### Activity:
How many lines in the data below have the string "FgGrid"? Reply with the number alone.

### Records supplied:
....................
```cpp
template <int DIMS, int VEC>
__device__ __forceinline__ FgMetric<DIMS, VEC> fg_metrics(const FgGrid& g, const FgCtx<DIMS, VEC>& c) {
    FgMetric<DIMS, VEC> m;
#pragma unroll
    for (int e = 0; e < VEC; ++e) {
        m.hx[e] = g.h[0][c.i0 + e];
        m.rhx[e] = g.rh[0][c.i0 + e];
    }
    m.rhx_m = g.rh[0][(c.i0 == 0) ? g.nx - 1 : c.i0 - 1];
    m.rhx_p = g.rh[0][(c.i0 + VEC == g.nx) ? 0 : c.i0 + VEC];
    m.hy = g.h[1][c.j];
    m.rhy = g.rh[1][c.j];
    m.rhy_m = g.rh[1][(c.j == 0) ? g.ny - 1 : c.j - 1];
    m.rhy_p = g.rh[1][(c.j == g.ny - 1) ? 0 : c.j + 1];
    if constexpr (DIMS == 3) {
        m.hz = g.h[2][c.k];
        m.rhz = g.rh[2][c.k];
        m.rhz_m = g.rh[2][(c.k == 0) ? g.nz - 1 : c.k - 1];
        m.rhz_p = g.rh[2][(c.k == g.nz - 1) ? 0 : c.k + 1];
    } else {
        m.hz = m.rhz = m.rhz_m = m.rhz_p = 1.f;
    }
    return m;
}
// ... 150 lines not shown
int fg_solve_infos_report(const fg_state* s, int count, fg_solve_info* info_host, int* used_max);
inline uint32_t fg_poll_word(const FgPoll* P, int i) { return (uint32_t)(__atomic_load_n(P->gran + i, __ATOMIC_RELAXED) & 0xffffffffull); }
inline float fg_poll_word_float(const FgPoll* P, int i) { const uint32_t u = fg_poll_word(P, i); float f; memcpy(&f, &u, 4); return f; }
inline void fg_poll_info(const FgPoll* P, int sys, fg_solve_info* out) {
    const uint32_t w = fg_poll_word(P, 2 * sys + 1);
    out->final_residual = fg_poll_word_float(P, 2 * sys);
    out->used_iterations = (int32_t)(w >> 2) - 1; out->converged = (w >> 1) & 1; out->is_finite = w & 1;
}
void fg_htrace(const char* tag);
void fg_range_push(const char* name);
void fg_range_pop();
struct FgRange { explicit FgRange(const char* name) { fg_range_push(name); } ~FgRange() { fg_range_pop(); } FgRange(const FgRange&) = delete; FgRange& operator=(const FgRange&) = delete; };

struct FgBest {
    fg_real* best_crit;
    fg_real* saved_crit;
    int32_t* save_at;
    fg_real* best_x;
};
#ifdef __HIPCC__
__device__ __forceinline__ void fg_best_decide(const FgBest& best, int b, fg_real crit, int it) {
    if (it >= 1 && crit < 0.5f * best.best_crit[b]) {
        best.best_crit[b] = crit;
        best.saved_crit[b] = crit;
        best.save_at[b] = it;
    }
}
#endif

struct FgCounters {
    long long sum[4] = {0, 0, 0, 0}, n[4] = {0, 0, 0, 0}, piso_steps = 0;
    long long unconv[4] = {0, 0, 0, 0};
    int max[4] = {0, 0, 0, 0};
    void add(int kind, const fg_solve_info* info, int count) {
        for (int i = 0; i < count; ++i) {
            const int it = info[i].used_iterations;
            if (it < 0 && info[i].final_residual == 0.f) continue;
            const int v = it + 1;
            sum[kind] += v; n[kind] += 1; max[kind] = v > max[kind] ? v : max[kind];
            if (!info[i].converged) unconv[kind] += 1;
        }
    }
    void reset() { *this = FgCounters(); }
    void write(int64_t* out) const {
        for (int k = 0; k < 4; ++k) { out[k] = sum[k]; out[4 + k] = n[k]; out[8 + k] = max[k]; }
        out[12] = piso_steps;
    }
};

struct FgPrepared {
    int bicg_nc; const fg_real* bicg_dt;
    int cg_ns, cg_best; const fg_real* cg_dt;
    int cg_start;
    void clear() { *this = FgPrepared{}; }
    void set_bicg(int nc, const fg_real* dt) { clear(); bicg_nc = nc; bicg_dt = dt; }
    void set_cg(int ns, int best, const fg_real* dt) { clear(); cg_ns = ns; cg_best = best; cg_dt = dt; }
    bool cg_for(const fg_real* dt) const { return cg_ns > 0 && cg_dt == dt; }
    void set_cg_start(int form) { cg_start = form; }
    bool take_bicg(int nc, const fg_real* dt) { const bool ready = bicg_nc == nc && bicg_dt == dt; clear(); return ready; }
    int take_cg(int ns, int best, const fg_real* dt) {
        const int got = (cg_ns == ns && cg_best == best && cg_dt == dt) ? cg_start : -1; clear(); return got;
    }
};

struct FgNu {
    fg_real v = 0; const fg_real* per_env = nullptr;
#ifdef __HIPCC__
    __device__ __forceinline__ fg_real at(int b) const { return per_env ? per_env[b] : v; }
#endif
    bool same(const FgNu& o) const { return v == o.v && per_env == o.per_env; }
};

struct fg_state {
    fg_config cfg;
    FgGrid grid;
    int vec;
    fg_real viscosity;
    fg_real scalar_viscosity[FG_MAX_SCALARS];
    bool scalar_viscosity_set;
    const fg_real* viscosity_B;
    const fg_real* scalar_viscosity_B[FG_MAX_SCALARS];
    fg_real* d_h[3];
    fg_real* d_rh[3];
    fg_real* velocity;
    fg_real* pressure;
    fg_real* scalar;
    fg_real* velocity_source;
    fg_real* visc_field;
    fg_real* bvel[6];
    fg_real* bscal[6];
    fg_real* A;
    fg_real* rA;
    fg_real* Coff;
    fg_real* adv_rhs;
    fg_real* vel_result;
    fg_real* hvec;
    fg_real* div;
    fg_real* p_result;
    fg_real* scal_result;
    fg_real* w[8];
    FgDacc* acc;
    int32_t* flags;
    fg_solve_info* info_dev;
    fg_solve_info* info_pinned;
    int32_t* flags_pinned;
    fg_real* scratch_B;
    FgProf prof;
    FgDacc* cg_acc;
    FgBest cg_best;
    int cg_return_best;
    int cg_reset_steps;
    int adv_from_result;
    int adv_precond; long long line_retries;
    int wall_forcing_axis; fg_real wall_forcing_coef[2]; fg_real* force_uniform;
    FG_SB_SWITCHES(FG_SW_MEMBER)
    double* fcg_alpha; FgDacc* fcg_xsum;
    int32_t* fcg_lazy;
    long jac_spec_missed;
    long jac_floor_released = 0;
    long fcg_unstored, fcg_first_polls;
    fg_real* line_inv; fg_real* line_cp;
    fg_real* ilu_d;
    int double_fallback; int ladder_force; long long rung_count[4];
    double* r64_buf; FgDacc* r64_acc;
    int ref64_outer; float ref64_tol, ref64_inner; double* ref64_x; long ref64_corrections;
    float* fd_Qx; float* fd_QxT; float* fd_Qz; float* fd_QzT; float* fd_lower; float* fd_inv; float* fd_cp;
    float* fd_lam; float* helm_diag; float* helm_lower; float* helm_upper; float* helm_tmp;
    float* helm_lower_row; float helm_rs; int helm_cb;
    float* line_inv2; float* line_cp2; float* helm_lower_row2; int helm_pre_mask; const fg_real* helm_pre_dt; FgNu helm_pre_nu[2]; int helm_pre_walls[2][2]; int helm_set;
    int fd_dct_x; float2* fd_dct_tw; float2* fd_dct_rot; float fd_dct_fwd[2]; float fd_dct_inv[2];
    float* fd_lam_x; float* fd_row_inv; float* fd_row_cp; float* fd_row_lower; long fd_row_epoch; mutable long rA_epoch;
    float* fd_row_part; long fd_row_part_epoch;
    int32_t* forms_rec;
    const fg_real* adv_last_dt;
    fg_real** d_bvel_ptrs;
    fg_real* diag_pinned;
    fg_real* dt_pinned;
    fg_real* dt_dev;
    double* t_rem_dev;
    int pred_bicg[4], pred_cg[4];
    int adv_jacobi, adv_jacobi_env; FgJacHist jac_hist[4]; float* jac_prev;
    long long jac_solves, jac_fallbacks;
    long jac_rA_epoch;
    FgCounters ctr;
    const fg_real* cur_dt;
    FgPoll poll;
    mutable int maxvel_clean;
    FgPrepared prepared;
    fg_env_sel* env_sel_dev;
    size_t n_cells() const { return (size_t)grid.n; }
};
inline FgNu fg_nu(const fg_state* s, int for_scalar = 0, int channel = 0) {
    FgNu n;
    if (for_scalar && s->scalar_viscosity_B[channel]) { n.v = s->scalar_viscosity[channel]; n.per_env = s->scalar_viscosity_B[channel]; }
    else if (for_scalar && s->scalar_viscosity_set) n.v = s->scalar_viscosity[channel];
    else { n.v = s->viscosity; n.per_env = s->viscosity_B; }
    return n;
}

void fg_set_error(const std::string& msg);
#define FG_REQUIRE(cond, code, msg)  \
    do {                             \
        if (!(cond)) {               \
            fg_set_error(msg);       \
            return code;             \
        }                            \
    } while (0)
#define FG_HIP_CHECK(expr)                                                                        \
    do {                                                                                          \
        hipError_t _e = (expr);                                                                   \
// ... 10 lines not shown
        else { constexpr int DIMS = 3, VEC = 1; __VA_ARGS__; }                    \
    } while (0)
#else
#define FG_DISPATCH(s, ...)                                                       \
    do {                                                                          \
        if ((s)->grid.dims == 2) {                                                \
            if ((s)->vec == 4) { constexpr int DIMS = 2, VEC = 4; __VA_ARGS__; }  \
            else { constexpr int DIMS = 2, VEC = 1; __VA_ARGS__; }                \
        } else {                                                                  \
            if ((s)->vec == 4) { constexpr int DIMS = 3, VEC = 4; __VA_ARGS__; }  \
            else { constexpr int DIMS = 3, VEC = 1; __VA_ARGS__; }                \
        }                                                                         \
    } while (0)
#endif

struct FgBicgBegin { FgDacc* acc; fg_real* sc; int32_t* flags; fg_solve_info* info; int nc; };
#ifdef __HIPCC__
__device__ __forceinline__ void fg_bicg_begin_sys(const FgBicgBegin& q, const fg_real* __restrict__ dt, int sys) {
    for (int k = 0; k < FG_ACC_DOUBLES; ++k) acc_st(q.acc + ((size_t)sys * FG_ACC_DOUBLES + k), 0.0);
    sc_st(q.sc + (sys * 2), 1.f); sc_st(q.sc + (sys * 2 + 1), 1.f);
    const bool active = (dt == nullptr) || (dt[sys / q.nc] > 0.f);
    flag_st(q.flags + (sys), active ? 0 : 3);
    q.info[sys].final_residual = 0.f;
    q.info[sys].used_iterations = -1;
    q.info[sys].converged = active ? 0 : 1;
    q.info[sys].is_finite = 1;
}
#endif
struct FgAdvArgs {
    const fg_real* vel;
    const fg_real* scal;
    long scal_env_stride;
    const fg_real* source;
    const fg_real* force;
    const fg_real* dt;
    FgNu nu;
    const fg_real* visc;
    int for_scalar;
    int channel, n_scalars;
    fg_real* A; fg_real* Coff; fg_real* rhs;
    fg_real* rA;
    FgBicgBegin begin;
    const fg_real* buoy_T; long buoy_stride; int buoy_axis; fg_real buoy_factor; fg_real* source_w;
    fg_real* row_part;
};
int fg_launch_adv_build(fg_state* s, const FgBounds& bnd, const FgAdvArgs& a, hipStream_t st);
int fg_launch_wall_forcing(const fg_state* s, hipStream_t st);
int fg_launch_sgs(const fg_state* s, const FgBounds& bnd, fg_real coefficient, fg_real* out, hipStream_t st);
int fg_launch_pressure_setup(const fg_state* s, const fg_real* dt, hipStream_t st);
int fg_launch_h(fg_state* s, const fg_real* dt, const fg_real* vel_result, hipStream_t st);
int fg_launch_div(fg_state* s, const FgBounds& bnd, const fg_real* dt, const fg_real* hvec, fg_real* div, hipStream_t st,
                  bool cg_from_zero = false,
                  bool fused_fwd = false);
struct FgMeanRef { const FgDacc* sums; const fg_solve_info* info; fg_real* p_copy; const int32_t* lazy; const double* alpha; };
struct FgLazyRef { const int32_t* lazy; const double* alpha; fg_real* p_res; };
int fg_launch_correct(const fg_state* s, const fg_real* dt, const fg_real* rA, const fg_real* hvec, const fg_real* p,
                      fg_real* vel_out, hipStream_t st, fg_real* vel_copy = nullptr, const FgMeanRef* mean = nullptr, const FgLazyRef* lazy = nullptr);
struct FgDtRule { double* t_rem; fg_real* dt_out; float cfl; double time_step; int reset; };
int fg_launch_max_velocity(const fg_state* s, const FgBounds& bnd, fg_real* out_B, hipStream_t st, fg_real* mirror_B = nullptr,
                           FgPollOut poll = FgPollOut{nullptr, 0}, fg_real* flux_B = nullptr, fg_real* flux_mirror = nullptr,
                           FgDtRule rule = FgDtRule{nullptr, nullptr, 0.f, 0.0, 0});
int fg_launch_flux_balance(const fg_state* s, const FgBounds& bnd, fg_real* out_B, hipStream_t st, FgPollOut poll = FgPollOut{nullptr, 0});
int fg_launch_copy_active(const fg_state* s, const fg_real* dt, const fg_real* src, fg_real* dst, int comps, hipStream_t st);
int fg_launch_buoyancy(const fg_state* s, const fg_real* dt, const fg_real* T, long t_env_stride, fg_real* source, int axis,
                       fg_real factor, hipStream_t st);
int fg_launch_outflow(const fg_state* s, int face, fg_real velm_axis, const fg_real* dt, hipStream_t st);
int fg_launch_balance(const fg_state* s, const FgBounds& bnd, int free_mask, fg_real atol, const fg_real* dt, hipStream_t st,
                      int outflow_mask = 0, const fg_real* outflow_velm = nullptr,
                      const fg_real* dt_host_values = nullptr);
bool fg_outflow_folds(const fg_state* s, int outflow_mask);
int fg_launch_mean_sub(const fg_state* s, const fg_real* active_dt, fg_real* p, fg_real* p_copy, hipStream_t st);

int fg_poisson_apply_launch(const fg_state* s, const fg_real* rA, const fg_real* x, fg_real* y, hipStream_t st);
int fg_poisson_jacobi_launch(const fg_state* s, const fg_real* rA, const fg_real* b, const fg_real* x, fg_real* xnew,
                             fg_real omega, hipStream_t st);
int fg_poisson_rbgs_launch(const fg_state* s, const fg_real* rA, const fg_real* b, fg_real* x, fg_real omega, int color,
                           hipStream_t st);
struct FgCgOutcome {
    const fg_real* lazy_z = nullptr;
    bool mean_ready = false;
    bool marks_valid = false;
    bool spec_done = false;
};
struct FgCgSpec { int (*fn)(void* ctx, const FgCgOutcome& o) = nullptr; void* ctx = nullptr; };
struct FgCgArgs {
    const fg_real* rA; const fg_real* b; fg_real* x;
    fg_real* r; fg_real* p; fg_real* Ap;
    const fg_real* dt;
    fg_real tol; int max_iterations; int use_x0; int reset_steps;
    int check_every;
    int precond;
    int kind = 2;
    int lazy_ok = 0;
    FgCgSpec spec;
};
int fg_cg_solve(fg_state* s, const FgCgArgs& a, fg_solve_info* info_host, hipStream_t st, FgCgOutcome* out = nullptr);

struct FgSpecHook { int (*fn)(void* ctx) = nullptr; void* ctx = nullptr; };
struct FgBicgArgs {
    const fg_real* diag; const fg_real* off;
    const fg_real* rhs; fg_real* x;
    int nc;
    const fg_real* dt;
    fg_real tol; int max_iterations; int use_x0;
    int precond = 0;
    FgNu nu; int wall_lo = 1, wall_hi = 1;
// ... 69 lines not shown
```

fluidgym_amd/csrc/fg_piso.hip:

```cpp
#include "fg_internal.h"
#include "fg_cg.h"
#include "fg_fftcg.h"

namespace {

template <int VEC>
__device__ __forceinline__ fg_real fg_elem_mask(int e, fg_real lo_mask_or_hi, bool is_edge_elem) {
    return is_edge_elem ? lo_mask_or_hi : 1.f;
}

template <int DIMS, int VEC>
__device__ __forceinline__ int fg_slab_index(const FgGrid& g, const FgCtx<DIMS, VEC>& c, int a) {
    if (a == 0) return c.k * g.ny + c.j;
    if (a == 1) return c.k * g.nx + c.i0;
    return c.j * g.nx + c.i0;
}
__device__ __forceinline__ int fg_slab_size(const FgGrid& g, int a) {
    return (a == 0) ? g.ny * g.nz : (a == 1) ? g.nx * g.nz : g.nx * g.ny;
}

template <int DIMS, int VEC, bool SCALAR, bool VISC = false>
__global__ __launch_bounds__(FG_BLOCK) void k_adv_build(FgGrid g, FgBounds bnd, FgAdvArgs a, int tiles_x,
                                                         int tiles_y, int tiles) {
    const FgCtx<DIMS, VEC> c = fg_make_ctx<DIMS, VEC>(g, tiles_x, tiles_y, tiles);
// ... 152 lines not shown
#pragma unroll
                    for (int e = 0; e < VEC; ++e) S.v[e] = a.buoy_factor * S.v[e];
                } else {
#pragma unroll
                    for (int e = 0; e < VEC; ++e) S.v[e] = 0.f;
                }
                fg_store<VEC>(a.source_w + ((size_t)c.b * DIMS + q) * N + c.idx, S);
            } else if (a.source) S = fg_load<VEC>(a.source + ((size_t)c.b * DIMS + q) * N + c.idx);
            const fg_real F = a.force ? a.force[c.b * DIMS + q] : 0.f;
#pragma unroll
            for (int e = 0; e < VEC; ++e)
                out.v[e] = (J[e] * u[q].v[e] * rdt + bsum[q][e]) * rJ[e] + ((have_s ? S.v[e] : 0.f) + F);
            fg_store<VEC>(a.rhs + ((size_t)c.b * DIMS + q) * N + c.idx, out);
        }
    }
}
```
....................
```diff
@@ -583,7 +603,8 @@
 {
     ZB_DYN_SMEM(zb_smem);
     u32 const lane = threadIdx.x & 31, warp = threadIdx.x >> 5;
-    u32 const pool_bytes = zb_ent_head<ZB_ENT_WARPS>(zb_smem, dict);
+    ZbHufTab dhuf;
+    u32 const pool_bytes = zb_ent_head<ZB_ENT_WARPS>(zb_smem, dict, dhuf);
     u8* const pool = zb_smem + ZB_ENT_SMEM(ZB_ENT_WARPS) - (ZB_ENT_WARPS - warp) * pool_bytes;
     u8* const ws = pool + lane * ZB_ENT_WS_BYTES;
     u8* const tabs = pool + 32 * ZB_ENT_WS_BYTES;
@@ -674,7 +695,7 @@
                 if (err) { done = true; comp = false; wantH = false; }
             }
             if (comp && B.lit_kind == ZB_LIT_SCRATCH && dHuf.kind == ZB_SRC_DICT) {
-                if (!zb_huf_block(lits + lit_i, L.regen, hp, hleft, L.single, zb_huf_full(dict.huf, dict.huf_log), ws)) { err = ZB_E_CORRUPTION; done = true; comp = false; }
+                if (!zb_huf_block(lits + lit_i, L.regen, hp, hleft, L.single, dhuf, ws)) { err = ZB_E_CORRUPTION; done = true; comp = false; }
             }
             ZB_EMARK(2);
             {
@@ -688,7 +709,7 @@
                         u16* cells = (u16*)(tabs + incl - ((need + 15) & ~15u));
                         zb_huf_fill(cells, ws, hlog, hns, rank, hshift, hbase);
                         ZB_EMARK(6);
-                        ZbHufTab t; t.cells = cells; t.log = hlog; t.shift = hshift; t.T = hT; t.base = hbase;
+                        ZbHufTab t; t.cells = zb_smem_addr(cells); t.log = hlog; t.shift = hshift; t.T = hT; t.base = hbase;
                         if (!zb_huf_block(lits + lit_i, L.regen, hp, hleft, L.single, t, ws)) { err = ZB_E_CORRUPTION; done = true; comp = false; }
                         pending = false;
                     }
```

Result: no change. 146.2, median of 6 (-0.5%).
....................
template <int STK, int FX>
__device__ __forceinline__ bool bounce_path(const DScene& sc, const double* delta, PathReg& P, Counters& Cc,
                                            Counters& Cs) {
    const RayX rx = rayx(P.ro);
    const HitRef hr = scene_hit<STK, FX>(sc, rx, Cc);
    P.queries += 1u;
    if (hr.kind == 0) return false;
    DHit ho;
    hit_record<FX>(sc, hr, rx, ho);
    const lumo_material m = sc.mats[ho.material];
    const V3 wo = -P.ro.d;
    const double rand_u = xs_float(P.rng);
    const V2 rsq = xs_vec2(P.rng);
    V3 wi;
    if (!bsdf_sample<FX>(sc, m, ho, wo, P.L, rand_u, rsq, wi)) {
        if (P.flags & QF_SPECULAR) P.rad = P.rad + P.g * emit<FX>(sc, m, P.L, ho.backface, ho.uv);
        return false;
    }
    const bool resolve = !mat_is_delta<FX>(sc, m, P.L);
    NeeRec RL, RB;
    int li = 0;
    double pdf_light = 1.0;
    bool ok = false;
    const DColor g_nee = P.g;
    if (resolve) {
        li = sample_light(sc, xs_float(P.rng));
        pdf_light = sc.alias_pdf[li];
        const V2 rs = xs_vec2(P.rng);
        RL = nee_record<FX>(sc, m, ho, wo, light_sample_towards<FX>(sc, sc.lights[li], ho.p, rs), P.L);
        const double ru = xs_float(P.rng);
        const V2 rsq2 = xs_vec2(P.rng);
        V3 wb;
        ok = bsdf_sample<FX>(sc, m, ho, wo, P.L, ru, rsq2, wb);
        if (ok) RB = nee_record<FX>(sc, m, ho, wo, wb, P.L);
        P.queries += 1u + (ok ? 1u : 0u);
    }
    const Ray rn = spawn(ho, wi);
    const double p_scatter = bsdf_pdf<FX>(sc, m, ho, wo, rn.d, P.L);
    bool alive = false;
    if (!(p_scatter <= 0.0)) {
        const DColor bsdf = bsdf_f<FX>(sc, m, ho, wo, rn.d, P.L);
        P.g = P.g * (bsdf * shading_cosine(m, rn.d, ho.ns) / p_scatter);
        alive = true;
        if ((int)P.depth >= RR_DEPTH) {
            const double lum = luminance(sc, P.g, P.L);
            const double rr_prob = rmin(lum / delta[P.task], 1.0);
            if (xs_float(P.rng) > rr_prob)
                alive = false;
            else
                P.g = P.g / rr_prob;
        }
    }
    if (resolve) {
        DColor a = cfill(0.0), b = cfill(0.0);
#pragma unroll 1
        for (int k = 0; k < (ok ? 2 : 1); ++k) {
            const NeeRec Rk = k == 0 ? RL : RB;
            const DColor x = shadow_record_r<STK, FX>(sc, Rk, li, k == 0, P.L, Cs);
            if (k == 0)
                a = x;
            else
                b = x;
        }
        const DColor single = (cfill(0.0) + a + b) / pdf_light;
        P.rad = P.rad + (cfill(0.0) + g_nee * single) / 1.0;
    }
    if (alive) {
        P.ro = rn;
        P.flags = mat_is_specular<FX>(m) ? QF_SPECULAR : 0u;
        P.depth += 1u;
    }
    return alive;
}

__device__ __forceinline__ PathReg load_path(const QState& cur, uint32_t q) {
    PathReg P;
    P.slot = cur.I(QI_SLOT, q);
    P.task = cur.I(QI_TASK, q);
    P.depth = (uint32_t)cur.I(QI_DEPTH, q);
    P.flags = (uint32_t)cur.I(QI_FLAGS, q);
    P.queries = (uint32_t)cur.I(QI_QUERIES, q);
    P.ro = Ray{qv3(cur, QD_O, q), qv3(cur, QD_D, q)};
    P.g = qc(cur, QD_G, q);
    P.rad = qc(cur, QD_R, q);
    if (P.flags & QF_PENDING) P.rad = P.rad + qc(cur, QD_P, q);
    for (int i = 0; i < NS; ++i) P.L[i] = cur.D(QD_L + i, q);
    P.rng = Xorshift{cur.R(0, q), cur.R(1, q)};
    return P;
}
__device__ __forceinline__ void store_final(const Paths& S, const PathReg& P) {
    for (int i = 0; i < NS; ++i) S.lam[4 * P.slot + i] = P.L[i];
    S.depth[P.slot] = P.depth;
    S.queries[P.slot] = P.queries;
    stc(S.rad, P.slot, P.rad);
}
....................
### Solution:
5